Todos los detalles estadísticos se pueden encontrar en las leyendas de las figuras, incluido el tipo de análisis estadístico utilizado, los valores de P, n, lo que representa n, los grados de libertad y los valores de t o F. Todas las pruebas t, ANOVA unidireccional y ANOVA bidireccional repetido se realizaron utilizando el software GraphPad Prism (GraphPad Software Inc.). El análisis ANOVA de una vía fue seguido por la prueba de comparaciones múltiples de Tukey, y el análisis ANOVA de medidas repetidas de dos vías fue seguido por la prueba de comparaciones múltiples de Šídák. Las diferencias estadísticamente significativas se indican en cada figura (*P < 0,05, **P < 0,01, ***P < 0,001, ****P < 0,0001). Para obtener valores de P detallados, consulte Datos de origen. Los análisis de la tinción de Fos, los datos de ISH y los videos de comportamiento durante la prueba de RI se realizaron sin conocer las condiciones experimentales. Los tamaños de muestra se eligieron de acuerdo con experimentos previos. Para las tablas de datos extendidos y la tabla complementaria, los valores de P se corrigieron para comparaciones múltiples utilizando el procedimiento de Benjamini-Hochberg para reducir la tasa de descubrimiento falso. Los valores Q inferiores a 0,05 se consideraron significativos para todas las tablas de datos ampliados.

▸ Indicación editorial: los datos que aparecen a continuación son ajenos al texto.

struct SparseLists {
  const uint32_t *d = nullptr;
  uint32_t stride = 0, n[3] = {0, 0, 0};
};
template <class T, int TOPO>
static bool fill_fused(T *d_z, int w, int h, hipStream_t s, const uint8_t *outlet = nullptr, const uint8_t *skip = nullptr,
                       const SparseLists *lists = nullptr, FillBuffers *keep = nullptr, BufAlloc *alloc = nullptr,
                       int open_top = 0, int open_bottom = 0) {
  const char *env_edges = getenv("RDGPU_FILL_EDGES");
  if (env_edges && env_edges[0] == '0') return false;
  const uint64_t n64 = (uint64_t)w * (uint64_t)h;
  if (n64 > 0x7FFF0000ull) throw Error(RDGPU_ERR_ARG, "rdgpu_fill: raster (or shard) has more than 2^31-65536 cells");
  const uint32_t n = (uint32_t)n64;
  if (w <= 2 || h <= 2) return false;
  g_stats = rdgpu_fill_stats{n64, 0, 0, 0, 0, (uint32_t)(TW * TH), 0};
  Workspace &ws = Workspace::get();
  uint32_t *hw = ws.host_words();
  const uint32_t dtx = cdiv(w, DW), dty = cdiv(h, DH), dnt = dtx * dty;
  const uint32_t tilesX = cdiv(w, TW), tilesY = cdiv(h, TH), ntiles = tilesX * tilesY;
  const bool vec = (w % 4) == 0 && (reinterpret_cast<uintptr_t>(d_z) % (4 * sizeof(T))) == 0;
  FusedBuf fo;
  fo.gcap = n / 4 + 4096;
  uint32_t nstripes = 1;
  while (nstripes < (uint32_t)FSTRIPES && fo.gcap / (2 * nstripes) >= 8192u && dnt >= 8 * nstripes) nstripes *= 2;
  fo.rcap = fo.gcap / nstripes;
  fo.smask = nstripes - 1;
  const bool sharded = keep != nullptr;
  if (sharded && !(open_top || open_bottom)) return false;
  auto persistent = [&](const char *name, size_t bytes) -> void * {
    return sharded ? (void *)alloc->get<uint8_t>(name, bytes) : ws.buf(name, bytes);
  };
  fo.lab16 = (uint16_t *)persistent("fused.lab16", (size_t)n * 2);
  fo.G = (uint32_t *)persistent("fused.G", (size_t)fo.gcap * 4);
  fo.tile_base = (uint32_t *)persistent("fused.tile_base", (size_t)dnt * 4);
  fo.tile_count = (uint32_t *)persistent("fused.tile_count", (size_t)dnt * 4);
  uint32_t *dflags = ws.buf<uint32_t>("fused.flags", 16);
  fo.counters = (unsigned long long *)persistent("fused.counters", (size_t)FSTRIPES * FSTRIDE * 8);
  uint32_t *pitoff = ws.buf<uint32_t>("fused.pitoff", FSTRIPES);
  fo.overflow = dflags + 5;
  uint32_t *curN = (uint32_t *)persistent("fused.curN", (size_t)fo.gcap * 4);
  if (!outlet) {
    fo.edgeK = ws.buf<uint32_t>("fused.edgeK", (size_t)dnt * 2 * DH);
    fo.edgeS = ws.buf<uint16_t>("fused.edgeS", (size_t)dnt * 2 * DH);
    fo.edgeR = ws.buf<uint16_t>("fused.edgeR", (size_t)dnt * 2 * DW);
  }
  RD_HIP(hipMemsetAsync(dflags, 0, 16 * sizeof(uint32_t), s));
  RD_HIP(hipMemsetAsync(fo.counters, 0, (size_t)FSTRIPES * FSTRIDE * sizeof(unsigned long long), s));
  if (outlet) {
    static const uint32_t one = 1u, outp = OUTP;
    RD_HIP(hipMemcpyAsync(reinterpret_cast<uint32_t *>(fo.counters) + 1, &one, sizeof(uint32_t), hipMemcpyHostToDevice, s));
    RD_HIP(hipMemcpyAsync(fo.G, &outp, sizeof(uint32_t), hipMemcpyHostToDevice, s));
  }
  const bool listed = outlet && skip && lists && lists->d;
  const uint32_t *dl = listed ? lists->d : nullptr, *sl_ = listed ? lists->d + lists->stride : nullptr,
                 *fl = listed ? lists->d + 2 * (size_t)lists->stride : nullptr;
  if (listed && lists->n[0] == 0) return true;
  with_flag(vec, [&](auto V) {
    auto descent = [&](auto OUTLETS, auto CUT) {
      RD_LAUNCH("fill.descent", (k_descent16<T, TOPO, V, OUTLETS, CUT>), dim3(listed ? lists->n[0] : xcd_grid(dnt)), dim3(NTHR), 0, s,
                (const T *)d_z, fo, w, h, dtx, dnt, outlet, skip, dl, open_top, open_bottom);
    };
    if (outlet) descent(std::true_type(), std::false_type());
    else if (sharded) descent(std::false_type(), std::true_type());
    else descent(std::false_type(), std::false_type());
  });
  RD_LAUNCH("fill.stripe_offsets", k_stripe_offsets, dim3(1), dim3(64), 0, s, (const unsigned long long *)fo.counters, nstripes, pitoff,
            dflags + 8);
  RD_HIP(hipMemcpyAsync(hw, dflags + 4, 8 * sizeof(uint32_t), hipMemcpyDeviceToHost, s));
  RD_HIP(hipStreamSynchronize(s));
  g_stats.host_syncs++;
  if (hw[1] != 0) { if (getenv("RDGPU_FILL_DEBUG")) fprintf(stderr, "fill_fused: node table overflow (nstripes %u rcap %u)\n", nstripes, fo.rcap); return false; }
  const uint32_t B = hw[4], NNmax = hw[6];
  g_stats.basins = B;
  if (sharded) {
    *keep = FillBuffers();
    keep->B = B;
    if (B == 0) { keep->trivial = true; return true; }
  }
  if (B == 0) return true;
  const dim3 ngrid(cdiv(std::max(NNmax, 1u), NTHR), nstripes);
  uint32_t *tid = nullptr;
  if (sharded) {
    tid = alloc->get<uint32_t>("fill.tid", (size_t)B + 1);
    RD_HIP(hipMemsetAsync(tid, 0xFF, ((size_t)B + 1) * sizeof(uint32_t), s));
    RD_LAUNCH("fill.mark_terminals", k_mark_terminals16, dim3(cdiv(w, NTHR)), dim3(NTHR), 0, s, (const uint16_t *)fo.lab16,
              (const uint32_t *)fo.tile_base, (const uint32_t *)fo.G, (const uint32_t *)pitoff, fo.rcap, tid, w, h, dtx, open_top,
              open_bottom);
  }
  RD_LAUNCH("fill.resolve_nodes", k_resolve_nodes, ngrid, dim3(NTHR), 0, s, fo.G, (const unsigned long long *)fo.counters,
            (const uint32_t *)pitoff, fo.rcap, (const uint16_t *)fo.lab16, (const uint32_t *)fo.tile_base, w, dtx, B, curN, dflags,
            (const uint32_t *)tid, (const uint16_t *)fo.edgeS, (const uint16_t *)fo.edgeR);
  g_stats.jump_passes = 1;
  uint32_t *cur = sharded ? alloc->get<uint32_t>("fill.cur", (size_t)B + 1) : ws.buf<uint32_t>("fill.cur", (size_t)B + 1);
  uint32_t *acc = sharded ? alloc->get<uint32_t>("fill.acc", (size_t)B + 1) : ws.buf<uint32_t>("fill.acc", (size_t)B + 1);
  unsigned long long *best = ws.buf<unsigned long long>("fill.best", (size_t)B + 1);
  unsigned long long *link = ws.buf<unsigned long long>("fill.link", (size_t)B + 1);
  uint32_t *rootsA = ws.buf<uint32_t>("fill.rootsA", B);
  uint32_t *rootsB = ws.buf<uint32_t>("fill.rootsB", B);
  RD_HIP(hipMemsetAsync(dflags + 2, 0, sizeof(uint32_t), s));
  RD_LAUNCH("fill.init_tables", k_init_tables, dim3(cdiv((uint64_t)B + 1, NTHR)), dim3(NTHR), 0, s, cur, acc, link, rootsA,
            dflags + 2, (const uint32_t *)tid, B);
  uint32_t nroots0 = B;
  if (sharded) {
    RD_HIP(hipMemcpyAsync(hw, dflags + 2, sizeof(uint32_t), hipMemcpyDeviceToHost, s));
    RD_HIP(hipStreamSynchronize(s));
    g_stats.host_syncs++;
    nroots0 = hw[0];
  }
  const uint32_t nwork1 = listed ? lists->n[1] : ntiles;
  static thread_local int pb_cache[2] = {0, 0};
  int &pb = pb_cache[vec ? 1 : 0];
  if (!pb) pb = vec ? pairs_blocks(k_pairs16<T, TOPO, true>) : pairs_blocks(k_pairs16<T, TOPO, false>);
  const uint32_t pgrid = std::max(8u, std::min<uint32_t>(xcd_grid(std::max(nwork1, 1u)), (uint32_t)pb));
  const uint32_t nseg = pgrid;
  const char *env_cap = getenv("RDGPU_FILL_EDGE_CAP");
  const uint64_t cap = env_cap ? strtoull(env_cap, nullptr, 10) : std::min<uint64_t>(12ull * B, n / 2) + 2048;
  const uint32_t segcap = cdiv(cdiv(cap, nseg), NTHR * EPT) * (NTHR * EPT);
  const size_t ecap = (size_t)nseg * segcap;
  uint32_t *elist[2] = {ws.buf<uint32_t>("fill.edges0", 3 * ecap), nullptr};
  size_t pcap[2] = {ecap, 0};
  uint32_t *segcount = ws.buf<uint32_t>("fill.segcount", nseg);
  RD_HIP(hipMemsetAsync(segcount, 0, nseg * sizeof(uint32_t), s));
  EdgeOut eo{elist[0], elist[0] + ecap, elist[0] + 2 * ecap, segcount, segcap, nseg - 1, dflags + 5};
  eo.seglimit = env_cap ? (uint32_t)std::min<uint64_t>(segcap, std::max<uint64_t>(1, cdiv(cap, nseg))) : segcap;
  int ein = 0;
  bool eseg = true;
  constexpr int MAXR = 48;
  uint32_t *rc = ws.buf<uint32_t>("fused.round_counts", 4 * (MAXR + 2));
  RD_HIP(hipMemsetAsync(rc, 0, 4 * (MAXR + 2) * sizeof(uint32_t), s));
  hw[220] = nroots0;
  RD_HIP(hipMemcpyAsync(rc + 4, hw + 220, sizeof(uint32_t), hipMemcpyHostToDevice, s));
  pcap[1] = ecap;
  elist[1] = ws.buf<uint32_t>("fill.edges1", 3 * pcap[1]);
  const uint32_t gcap = 2048;
  int rdone = 0;
  uint32_t rounds_run = 0;
  uint32_t troots = TAIL_ROOTS;
  if (const char *env_tail = getenv("RDGPU_FILL_TAIL_ROOTS")) troots = (uint32_t)std::min<unsigned long long>(strtoull(env_tail, nullptr, 10), 0xFFFFFFFFull);
  const uint32_t trecs = (uint32_t)std::min<unsigned long long>((unsigned long long)troots * TAIL_RECS_PER_ROOT, 0xFFFFFFFFull);
  uint32_t *const rootsP[2] = {rootsA, rootsB};
  auto enqueue_tail = [&](int rlo, int rhi, int rmax) {
    TailArgs ta;
    ta.roots[0] = rootsP[0]; ta.roots[1] = rootsP[1];
    ta.el[0] = elist[0]; ta.el[1] = elist[1];
    ta.pcap = ecap; ta.segcount = segcount; ta.segcap = segcap;
    ta.cur = cur; ta.best = best; ta.link = link; ta.B = B; ta.rc = rc; ta.flag = dflags;
    ta.troots = troots; ta.trecs = trecs;
    ta.rlo = std::max(2, rlo); ta.rhi = rhi; ta.rmax = rmax; ta.maxhops = 1 << 14;
    RD_LAUNCH("fill.rounds_tail", k_rounds_tail, dim3(1), dim3(TAILT), 0, s, ta);
  };
  auto enqueue_round = [&](int r) {
    uint32_t *rootsA = rootsP[(r - 1) & 1], *rootsB = rootsP[r & 1];
    TailGate gate;
    if (troots && r >= 2) { gate.cnt = rc + 4 * r; gate.roots = troots; gate.recs = trecs; }
    const uint32_t bound = std::max(1u, r - 1 < 31 ? nroots0 >> (r - 1) : 1u);
    const uint32_t rgrid = std::min(gcap, cdiv(bound, NTHR));
    const uint32_t *nr = rc + 4 * r, *ne = rc + 4 * r + 1;
    uint32_t *nr_next = rc + 4 * (r + 1), *ne_next = rc + 4 * (r + 1) + 1;
    RD_LAUNCH("fill.best_reset", k_best_reset, dim3(rgrid), dim3(NTHR), 0, s, (const uint32_t *)rootsA, 0u, best, nr, gate);
    if (r == 1) {
      const uint32_t nwork = listed ? lists->n[1] : ntiles;
      if (nwork > 0)
        with_flag(vec, [&](auto V) {
          RD_LAUNCH("fill.scan", (k_pairs16<T, TOPO, V>), dim3(pgrid), dim3(NTHR), 0, s, (const T *)d_z, (const uint16_t *)fo.lab16,
                    (const uint32_t *)curN, best, w, h, B, tilesX, sl_, nwork, eo, (const uint32_t *)fo.tile_base,
                    (const uint32_t *)fo.tile_count, dtx, skip, (const uint32_t *)fo.edgeK, (const uint16_t *)fo.edgeS);
        });
      RD_LAUNCH("fill.sum_segments", k_sum_segments, dim3(1), dim3(NTHR), 0, s, (const uint32_t *)eo.segcount, nseg, rc + 4 * 1 + 1,
                rc + 4 * 2 + 1);
      g_stats.scan_tiles += ntiles;
    } else {
      const int eout = ein ^ 1;
      const uint32_t *ia = elist[ein], *ib = elist[ein] + pcap[ein], *ik = elist[ein] + 2 * pcap[ein];
      uint32_t *oa = elist[eout], *ob = elist[eout] + pcap[eout], *ok = elist[eout] + 2 * pcap[eout];
      if (eseg)
        RD_LAUNCH("fill.edge_round", (k_edge_round<true>), dim3(std::min<uint32_t>(4 * gcap, cdiv(ecap, NTHR * EPT))), dim3(NTHR), 0,
                  s, ia, ib, ik, (uint32_t)ecap, (const uint32_t *)segcount, segcap, (const uint32_t *)cur, best, B, oa, ob, ok, ne_next,
                  (const uint32_t *)nullptr, gate);
      else
        RD_LAUNCH("fill.edge_round", (k_edge_round<false>), dim3(gcap), dim3(NTHR), 0, s, ia, ib, ik, 0u,
                  (const uint32_t *)nullptr, 0u, (const uint32_t *)cur, best, B, oa, ob, ok, ne_next, ne, gate);
      eseg = false;
      ein = eout;
    }
    RD_LAUNCH("fill.hook", k_hook, dim3(rgrid), dim3(NTHR), 0, s, (const uint32_t *)rootsA, 0u, (const unsigned long long *)best, link, nr,
              gate);
    RD_LAUNCH("fill.chase_links", k_chase_links, dim3(rgrid), dim3(NTHR), 0, s, (const uint32_t *)rootsA, 0u, link, 1 << 14, dflags,
              nr, gate);
    RD_LAUNCH("fill.compact_roots", k_compact_roots, dim3(std::min(gcap, cdiv(bound, NTHR * RPT))), dim3(NTHR), 0, s,
              (const uint32_t *)rootsA, 0u, (const unsigned long long *)link, rootsB, nr_next, nr, cur, gate);
  };
  uint32_t *hrc = ws.host_words() + 16;
  {
    uint32_t lg = 0;
    while ((1ull << lg) < (unsigned long long)nroots0 + 1ull) lg++;
    int batch = std::min(MAXR, std::max(4, (int)(2 * lg + 4) / 5 + 1));
    if (troots) {
      int r4 = 2;
      while (r4 < batch && (2 * (r4 - 1) < 32 ? nroots0 >> (2 * (r4 - 1)) : 0u) > troots) r4++;
      batch = std::min(batch, r4);
    }
    const char *env_batch = getenv("RDGPU_FILL_ROUND_BATCH");
    if (env_batch) batch = std::min(MAXR, std::max(1, atoi(env_batch)));
    uint32_t last_live = 0xFFFFFFFFu;
    for (;;) {
      const int rfirst = rdone + 1;
      for (int k = 0; k < batch && rdone < MAXR; k++) enqueue_round(++rdone);
      if (troots) enqueue_tail(rfirst, env_batch ? rdone : std::min(rdone + 1, MAXR), env_batch ? rdone : MAXR);
      RD_HIP(hipMemcpyAsync(hrc, rc, 4 * (MAXR + 2) * sizeof(uint32_t), hipMemcpyDeviceToHost, s));
      RD_HIP(hipMemcpyAsync(hw, dflags, 14 * sizeof(uint32_t), hipMemcpyDeviceToHost, s));
      RD_HIP(hipStreamSynchronize(s));
      g_stats.host_syncs++;
      if (getenv("RDGPU_FILL_DEBUG")) fprintf(stderr, "fill_fused: pair pass: %u records, overflow %u, %u tiles on the slow road; %d rounds enqueued\n", hrc[4 + 1], hw[5], hw[12], rdone);
      if (hw[0] != 0) { if (getenv("RDGPU_FILL_DEBUG")) fprintf(stderr, "fill_fused: hook chain unfinished\n"); return false; }
      if (hw[5] != 0) { if (getenv("RDGPU_FILL_DEBUG")) fprintf(stderr, "fill_fused: pair list overflow (B %u cap %llu nseg %u segcap %u nwork %u)\n", B, (unsigned long long)cap, nseg, segcap, nwork1); return false; }
      if ((int)hrc[2] > rdone) rdone = std::min<int>(hrc[2], MAXR);
      rounds_run = 0;
      for (int r = 1; r <= rdone; r++) rounds_run += hrc[4 * r] != 0;
      g_stats.edge_records = hrc[4 + 1];
      const uint32_t live = hrc[4 * (rdone + 1)];
      if (live == 0) break;
      if (live >= last_live || rdone >= MAXR) throw Error(RDGPU_ERR_HIP, "rdgpu_fill: contraction made no progress (internal error)");
      last_live = live;
      if (!env_batch) batch = 4;
    }
  }
  g_stats.rounds += rounds_run;
  RD_LAUNCH("fill.settle_basins", k_settle_basins, dim3(cdiv(B, NTHR)), dim3(NTHR), 0, s, cur, acc, link, B, 1 << 14, dflags);
  if (sharded) {
    uint32_t *lvl = fo.G;
    RD_LAUNCH("fill.node_levels", k_node_levels, ngrid, dim3(NTHR), 0, s, (const uint32_t *)curN, (const uint32_t *)acc,
              (const unsigned long long *)fo.counters, fo.rcap, lvl);
    uint32_t *nodeW = alloc->get<uint32_t>("fused.nodeW", fo.gcap);
    RD_LAUNCH("fill.node_watersheds", k_node_watersheds, ngrid, dim3(NTHR), 0, s, (const uint32_t *)curN, (const uint32_t *)cur,
              (const uint32_t *)tid, (const unsigned long long *)fo.counters, fo.rcap, B, nodeW);
    keep->compact = true;
    keep->cur = cur; keep->acc = acc; keep->tid = tid;
    keep->lab16 = fo.lab16; keep->tile_base = fo.tile_base; keep->tile_count = fo.tile_count;
    keep->curN = curN; keep->lvl = lvl; keep->nodeW = nodeW; keep->counters = fo.counters;
    keep->rcap = fo.rcap; keep->nstripes = nstripes; keep->nnmax = NNmax;
    return true;
  }
  if (listed && lists->n[2] == 0) return true;
  with_flag(vec, [&](auto V) {
    RD_LAUNCH("fill.finalize", (k_finalize16<T, V>), dim3(listed ? lists->n[2] : xcd_grid(dnt)), dim3(NTHR), 0, s, d_z,
              (const uint16_t *)fo.lab16, (const uint32_t *)nullptr, (const uint32_t *)fo.tile_base, (const uint32_t *)fo.tile_count, w,
              h, dtx, dnt, skip, fl, (const uint32_t *)curN, (const uint32_t *)acc);
  });
  return true;
}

La figura 2c y la figura de datos extendida 3i se repitieron en tres cohortes separadas por sexo, y todas mostraron resultados similares. La Figura 5a,b (derecha) se repitió en tres cohortes masculinas separadas (n = 6) y en una cohorte femenina (n = 2), y todas mostraron resultados similares. Datos extendidos La Fig. 3j se repitió dos veces en ambos sexos y ambos mostraron resultados similares. Datos extendidos La Fig. 6a se repitió en cuatro cohortes separadas en ambos sexos, y todos mostraron resultados similares. Datos extendidos Figs. 8a, d (derecha) y 10e se repitieron dos veces solo en hombres, y ambas cohortes mostraron resultados similares. Datos extendidos La figura 8b se repitió tres veces y todas mostraron resultados similares.

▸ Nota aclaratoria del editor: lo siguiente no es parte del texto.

# florianwechsung/alfi

Measured on AMD Instinct MI355X. Metric: V-cycles/sec on ldc3d P2-P0 (DoF*smooths/sec in dof_smooths_per_s), higher is better.
Workload: dtype f64

## Files before the change

### alfi_amd/csrc/api_patches.hip

```cpp
#include <optional>
#include "api_internal.h"
#include "find_groups.h"

static_assert(PLAN_E_ARG == ALFI_E_ARG, "the planners (patch_plan.h) return the C ABI's code");


static void free_f32(alfi_level* L) {
  if (L->inv32 && --L->ctx->f32_levels == 0) {
    dev_free(L->ctx->f32_work);
    L->ctx->f32_work = nullptr;
    L->ctx->f32_work_doubles = 0;
  }
  dev_free(L->inv32);
  dev_free(L->inv32_ptr);
  L->inv32 = nullptr;
  L->inv32_ptr = nullptr;
  L->inv32_floats = 0;
  std::vector<int64_t>().swap(L->f32_ptr);
  if (L->held == HELD_F32) set_held(L, HELD_NONE);
}

static int inv_to_placeholder(alfi_level* L) {
  dev_free(L->inv);
  L->inv = nullptr;
// ... 512 lines not shown
  std::vector<std::vector<int32_t>> si(ng);
  for (int g = 0; g < ng; ++g) {
    mat[g].resize((size_t)cond_group_doubles(g_m[g], g_sc[g]));
    si[g].resize(g_sc[g]);
    ALFI_HIP_CHECK(ctx, down(mat[g].data(), cd.mat + g_mat[g], sizeof(double) * mat[g].size()));
    ALFI_HIP_CHECK(ctx, down(si[g].data(), cd.sidx + g_sidx[g], sizeof(int32_t) * g_sc[g]));
  }
  std::vector<double> x(n), y(n), rhs(s);
  for (int j = 0; j < n; ++j) {
    std::fill(x.begin(), x.end(), 0.0);
    x[j] = 1.0;
    for (int i = 0; i < s; ++i) rhs[i] = x[nI + i];
    for (int g = 0; g < ng; ++g) {
      const int m = g_m[g], sc = g_sc[g], o = g_off[g], ldm = cond_ldim(m), ldsc = cond_ldim(sc);
      const double* X = mat[g].data();
      const double* B = X + (size_t)ldm * m;
      for (int i = 0; i < m; ++i) {
        double acc = 0.0;
        for (int k = 0; k < m; ++k) acc += X[(size_t)k * ldm + i] * x[o + k];
        y[o + i] = acc;
      }
      for (int i = 0; i < sc; ++i) {
        double acc = 0.0;
        for (int k = 0; k < m; ++k) acc += B[(size_t)k * ldsc + i] * y[o + k];
        rhs[si[g][i]] -= acc;
      }
    }
    for (int i = 0; i < s; ++i) {
      double acc = 0.0;
      for (int k = 0; k < s; ++k) acc += sinv[patch_inv_index(i, k, s, ld)] * rhs[k];
      y[nI + i] = acc;
    }
    for (int g = 0; g < ng; ++g) {
      const int m = g_m[g], sc = g_sc[g], o = g_off[g], ldm = cond_ldim(m);
      const double* W = mat[g].data() + (size_t)ldm * m + (size_t)cond_ldim(sc) * m;
      for (int i = 0; i < m; ++i) {
        double acc = 0.0;
        for (int k = 0; k < sc; ++k) acc += W[(size_t)k * ldm + i] * y[nI + si[g][k]];
        y[o + i] -= acc;
// ... 31 lines not shown
```

### alfi_amd/csrc/cond_layout.h

```cpp
#pragma once
#include <cstdint>

#ifdef __HIPCC__
#define ALFI_HD __host__ __device__
#else
#define ALFI_HD
#endif

struct CondChunk {
  int64_t off;
  int64_t ubase;
  int64_t sidx0;
  int64_t stage_off;
  int32_t xq0, xq1;
  int32_t bq0, bq1;
  int32_t e0, ne;
  int32_t u0, nu;
  int32_t nI;
  int32_t xp0, bp0;
  int32_t pad;
};

#ifndef ALFI_COND_SIGMA_ROWS
#define ALFI_COND_SIGMA_ROWS 64
#endif
constexpr int COND_SIGMA_ROWS = ALFI_COND_SIGMA_ROWS;

constexpr int64_t COND_PER_PATCH_MIN = 1024;

ALFI_HD inline int cond_patch_waves(int max_pairs) {
#ifdef ALFI_COND_WAVES_FORCE
  (void)max_pairs;
  return ALFI_COND_WAVES_FORCE;
#else
  return max_pairs <= 64 ? 1 : max_pairs <= 128 ? 2 : max_pairs <= 256 ? 4 : 8;
#endif
}

ALFI_HD inline int cond_ldim(int rows) { return (rows + 1) & ~1; }
ALFI_HD inline int cond_pairs(int rows) { return (rows + 1) / 2; }
ALFI_HD inline int64_t cond_group_doubles(int m, int sc) {
  return (int64_t)cond_ldim(m) * m + (int64_t)cond_ldim(sc) * m + (int64_t)cond_ldim(m) * sc;
}
```

### alfi_amd/csrc/kernels_bigpatch.hip

```cpp
#include <algorithm>
#include <cstdlib>
#include <vector>
#include "common.h"
#include "row_piece.h"
#include "cond_apply.h"

constexpr int BIG_NB = 64;
constexpr int BIG_MAX_NP = PATCH_MAX;
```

Los esquemas de cortes de cerebro en las Figs. 2g,i,j, 3a, 4a y 5a,b y datos extendidos Figs. 4d,f,g, 7c, 8a,b,d y 10d fueron adaptados de Allen Brain Atlas Reference usando Adobe Illustrator.

Más información sobre el diseño de la investigación está disponible en el Resumen de informes de Nature Portfolio vinculado a este artículo.

Todos los datos brutos de comportamiento animal, ISH e IHC están disponibles como archivos de datos de origen. La base de datos Allen Brain Atlas ISH se utilizó para buscar posibles marcadores moleculares en LS.

Todo el código de MATLAB para el análisis de imágenes de Ca2+ y el código de Python para el análisis de iDISCO+ se pueden obtener de github (https://github.com/nyclong/2021-07-11642-Nature.git).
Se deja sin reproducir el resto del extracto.